The in-sample prediction risk is not always a good proxy for the out-of-sample prediction risk. Although much of classical regression theory is based on the former, such as optimism, effective degrees of freedom, and covariance penalities, the latter is more broadly relevant to practice.

#### Interpolation versus Regularization

It is worthy noting that early stopped gradient descent is known to be closely connected to ridge regularization.

A tight coupling between the two has been recently developed for least squares problems. This coupling implies that optimally-stopped gradient descent will have risk at most 1.22 times that of optimally-tuned ridge regression, and hence will often have better risk than min-norm least squares.
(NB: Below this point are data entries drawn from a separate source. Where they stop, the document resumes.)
template <typename T>
static void linear_attention_t(const T* qkv, T* out, int B, int N, const AttnWorkspace& ws, hipStream_t s) {
    const int len = attn_chunk_len(N, B);
    const int nch = attn_num_chunks(N, B);
    if (nch != ws.nch) throw HipError("attention workspace chunk mismatch");
    hipLaunchKernelGGL(attn_ctx_partial_kernel<T>, dim3(nch, B * kHeads), dim3(256), 0, s, qkv, ws.pmax, ws.pctx, ws.psum,
                       N, len, nch);
    hipLaunchKernelGGL(attn_ctx_finalize_kernel, dim3(B * kHeads, 4), dim3(1024), 0, s, ws.pctx, ws.psum, ws.pmax, ws.ctx, nch,
                       1.0f / (float)N, 1.0f / sqrtf((float)kDh));
    const int tiles = (N + 31) / 32;
    hipLaunchKernelGGL(attn_out_kernel<T>, dim3((tiles + kOutTilesPerBlock - 1) / kOutTilesPerBlock, B), dim3(256), 0, s,
                       qkv, ws.ctx, out, N, kQkv);
    IRSDE_HIP_CHECK(hipGetLastError());
}
void attention_global_init() {
#define IRSDE_KV_ATTR(CC) IRSDE_HIP_CHECK(hipFuncSetAttribute(reinterpret_cast<const void*>(attn_kv_ctx_kernel<CC>), hipFuncAttributeMaxDynamicSharedMemorySize, 160 * 1024))
    IRSDE_KV_ATTR(32); IRSDE_KV_ATTR(64); IRSDE_KV_ATTR(96); IRSDE_KV_ATTR(128); IRSDE_KV_ATTR(160); IRSDE_KV_ATTR(192); IRSDE_KV_ATTR(224); IRSDE_KV_ATTR(256);
#undef IRSDE_KV_ATTR
    IRSDE_HIP_CHECK(hipFuncSetAttribute(reinterpret_cast<const void*>(attn_q_out_fused_kernel<64, true>), hipFuncAttributeMaxDynamicSharedMemorySize, 160 * 1024));
    IRSDE_HIP_CHECK(hipFuncSetAttribute(reinterpret_cast<const void*>(attn_q_out_fused_kernel<128, true>), hipFuncAttributeMaxDynamicSharedMemorySize, 160 * 1024));
    IRSDE_HIP_CHECK(hipFuncSetAttribute(reinterpret_cast<const void*>(attn_q_out_fused_kernel<256, true>), hipFuncAttributeMaxDynamicSharedMemorySize, 160 * 1024));
    IRSDE_HIP_CHECK(hipFuncSetAttribute(reinterpret_cast<const void*>(attn_kv_ctx_kernel<64, true>), hipFuncAttributeMaxDynamicSharedMemorySize, 160 * 1024));
    IRSDE_HIP_CHECK(hipFuncSetAttribute(reinterpret_cast<const void*>(attn_kv_ctx_kernel<128, true>), hipFuncAttributeMaxDynamicSharedMemorySize, 160 * 1024));
    IRSDE_HIP_CHECK(hipFuncSetAttribute(reinterpret_cast<const void*>(attn_kv_ctx_kernel<256, true>), hipFuncAttributeMaxDynamicSharedMemorySize, 160 * 1024));
#define IRSDE_A16_ATTR(CC, MM, AA)                                                                                                                  \
    IRSDE_HIP_CHECK(hipFuncSetAttribute(reinterpret_cast<const void*>(attn_kv_ctx_kernel<CC, MM, AA>), hipFuncAttributeMaxDynamicSharedMemorySize, 160 * 1024)); \
    IRSDE_HIP_CHECK(hipFuncSetAttribute(reinterpret_cast<const void*>(attn_q_out_fused_kernel<CC, MM, AA>), hipFuncAttributeMaxDynamicSharedMemorySize, 160 * 1024))
    IRSDE_A16_ATTR(64, 2, false); IRSDE_A16_ATTR(128, 2, false); IRSDE_A16_ATTR(256, 2, false);
    IRSDE_A16_ATTR(64, 2, true); IRSDE_A16_ATTR(128, 2, true); IRSDE_A16_ATTR(256, 2, true);
    IRSDE_A16_ATTR(64, 3, false); IRSDE_A16_ATTR(128, 3, false); IRSDE_A16_ATTR(256, 3, false);
#undef IRSDE_A16_ATTR
    IRSDE_HIP_CHECK(hipFuncSetAttribute(reinterpret_cast<const void*>(attn_q_out_fused_kernel<64>),
                                        hipFuncAttributeMaxDynamicSharedMemorySize, 160 * 1024));
    IRSDE_HIP_CHECK(hipFuncSetAttribute(reinterpret_cast<const void*>(attn_q_out_fused_kernel<128>),
                                        hipFuncAttributeMaxDynamicSharedMemorySize, 160 * 1024));
    IRSDE_HIP_CHECK(hipFuncSetAttribute(reinterpret_cast<const void*>(attn_q_out_fused_kernel<256>),
                                        hipFuncAttributeMaxDynamicSharedMemorySize, 160 * 1024));
}
void launch_attention_kv_context(const float* xn, const float* wkv, int B, int N, int C, const AttnWorkspace& ws, hipStream_t s,
                                 const float* ln_g, float ln_eps, const unsigned short* wkv_pair, float w_inv_scale, int op16, bool act_bf16) {
    if (ln_g && (C & (C - 1))) throw HipError("attention_kv_context: the fused LayerNorm needs a power-of-two channel count");
    if (C % 32 || C > 256 || C < 32) throw HipError("attention_kv_context: C must be a multiple of 32, <= 256");
    const int len = attn_chunk_len(N, B);
    const int nch = attn_num_chunks(N, B);
    if (nch != ws.nch) throw HipError("attention workspace chunk mismatch");
    if (op16) {
        if (!wkv_pair || (op16 != 2 && op16 != 3) || (act_bf16 && op16 != 2) || (C != 64 && C != 128 && C != 256))
            throw HipError("attention_kv_context: the 16-bit operand modes need their weight plane, C = 64 / 128 / 256; bf16 storage goes with bf16 operands");
        const size_t lds1 = (size_t)kKvTile * (2 * C + 16);
#define IRSDE_KV16_LAUNCH(CC, MM, AA) hipLaunchKernelGGL((attn_kv_ctx_kernel<CC, MM, AA>), dim3(nch, B), dim3(256), lds1, s, xn, wkv, ws.pmax, ws.pctx, ws.psum, N, len, nch, ln_g, ln_eps, wkv_pair, 1.f)
#define IRSDE_KV16_C(CC) { if (act_bf16) IRSDE_KV16_LAUNCH(CC, 2, true); else if (op16 == 2) IRSDE_KV16_LAUNCH(CC, 2, false); else IRSDE_KV16_LAUNCH(CC, 3, false); }
        if (C == 64) IRSDE_KV16_C(64) else if (C == 128) IRSDE_KV16_C(128) else IRSDE_KV16_C(256)
#undef IRSDE_KV16_C
#undef IRSDE_KV16_LAUNCH
        hipLaunchKernelGGL(attn_ctx_finalize_kernel, dim3(B * kHeads, 4), dim3(1024), 0, s, ws.pctx, ws.psum, ws.pmax, ws.ctx, nch,
                           1.0f / (float)N, 1.0f / sqrtf((float)kDh));
        IRSDE_HIP_CHECK(hipGetLastError());
        return;
    }
    if (wkv_pair) {
        const size_t ldsp = (size_t)2 * kKvTile * (2 * C + 16);
#define IRSDE_KVP_LAUNCH(CC) hipLaunchKernelGGL((attn_kv_ctx_kernel<CC, true>), dim3(nch, B), dim3(256), ldsp, s, xn, wkv, ws.pmax, ws.pctx, ws.psum, N, len, nch, ln_g, ln_eps, wkv_pair, w_inv_scale)
        switch (C) {
            case 64: IRSDE_KVP_LAUNCH(64); break;
            case 128: IRSDE_KVP_LAUNCH(128); break;
            case 256: IRSDE_KVP_LAUNCH(256); break;
            default: throw HipError("attention_kv_context: the fp16-pair projection exists for C = 64, 128, 256");
        }
#undef IRSDE_KVP_LAUNCH
        hipLaunchKernelGGL(attn_ctx_finalize_kernel, dim3(B * kHeads, 4), dim3(1024), 0, s, ws.pctx, ws.psum, ws.pmax, ws.ctx, nch,
                           1.0f / (float)N, 1.0f / sqrtf((float)kDh));
        IRSDE_HIP_CHECK(hipGetLastError());
        return;
    }
    const size_t lds = (size_t)kKvTile * (C + 4) * sizeof(float);
#define IRSDE_KV_LAUNCH(CC) hipLaunchKernelGGL(attn_kv_ctx_kernel<CC>, dim3(nch, B), dim3(256), lds, s, xn, wkv, ws.pmax, ws.pctx, ws.psum, N, len, nch, ln_g, ln_eps)
    switch (C) {
        case 32: IRSDE_KV_LAUNCH(32); break;
        case 64: IRSDE_KV_LAUNCH(64); break;
        case 96: IRSDE_KV_LAUNCH(96); break;
        case 128: IRSDE_KV_LAUNCH(128); break;
        case 160: IRSDE_KV_LAUNCH(160); break;
        case 192: IRSDE_KV_LAUNCH(192); break;
        case 224: IRSDE_KV_LAUNCH(224); break;
        case 256: IRSDE_KV_LAUNCH(256); break;
        default: throw HipError("attention_kv_context: unsupported channel count");
    }
#undef IRSDE_KV_LAUNCH
    hipLaunchKernelGGL(attn_ctx_finalize_kernel, dim3(B * kHeads, 4), dim3(1024), 0, s, ws.pctx, ws.psum, ws.pmax, ws.ctx, nch,
                       1.0f / (float)N, 1.0f / sqrtf((float)kDh));
    IRSDE_HIP_CHECK(hipGetLastError());
}
void launch_attention_q_out(const float* q, float* out, int B, int N, const AttnWorkspace& ws, hipStream_t s) {
    const int tiles = (N + 31) / 32;
    hipLaunchKernelGGL(attn_out_kernel<float>, dim3((tiles + kOutTilesPerBlock - 1) / kOutTilesPerBlock, B), dim3(256), 0, s, q, ws.ctx,
                       out, N, kHid);
    IRSDE_HIP_CHECK(hipGetLastError());
}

In practice, we would not have access to the optimal tuning parameter for ridge, and would rely on CV. The theory shows that for ridge regression, CV tuning is asymptotically equivalent to optimal tuning.

Historically, the debate between interpolation and regularization has been alive for the last 30 or so years.

#### Virtues of nonlinearity

It is unclear whether the success in precisely analyzing the linear model setting should carry over to the nonlinear setting. Remarkably, under high-dimensional asymptotics with $n,p,d\rightarrow\infty,p/n\rightarrow \gamma$, and $d/p\rightarrow\psi$, this turns out to be the case.

There is a critical difference between neural networks and the studies in this paper: in a neural network, the feature representation and the regression function or classifier are learned simultaneously. In both linear and nonlinear model settings, the features $X$ are not learned, but observed.

## Preliminaries

### Data model and risk

- training data: $(x_i, y_i)\in \IR^p \times \IR,i=1,\ldots,n$
- test point: $x_0\sim P_x$

For an estimator $\hat\beta$ (a function of the training data $X, y$), define its out-of-sample prediction risk

\[R_X(\hat\beta,\beta) = \E[(x_0^T\hat\beta - x_0^T\beta)^2\mid X]=\E[\Vert \hat\beta - \beta\Vert_\Sigma^2\mid X]\,,\]where $\Vert x\Vert_\Sigma^2 = x^T\Sigma x$.

It has the bias-variance decomposition

\[R_X(\hat\beta;\beta) = \Vert \E(\hat\beta\mid X) - \beta\Vert_\Sigma^2 + \Tr[\Cov(\hat\beta\mid X)\Sigma] = B_X(\hat\beta;\beta) + V_X(\hat\beta;\beta)\]Generally, the risk function measures the accuracy of an estimator $\delta(\theta)$ for parameter $\theta$, $R(\theta,\delta) = E_\theta[L(\theta, \delta(X))]$. Two natural global measures of the size of the risk are the average $\int R(\theta, \delta)w(\theta)d\theta$ **(Bayes)** and the maximum $\sup_\Omega R(\theta,\delta)$ **(minimax)**.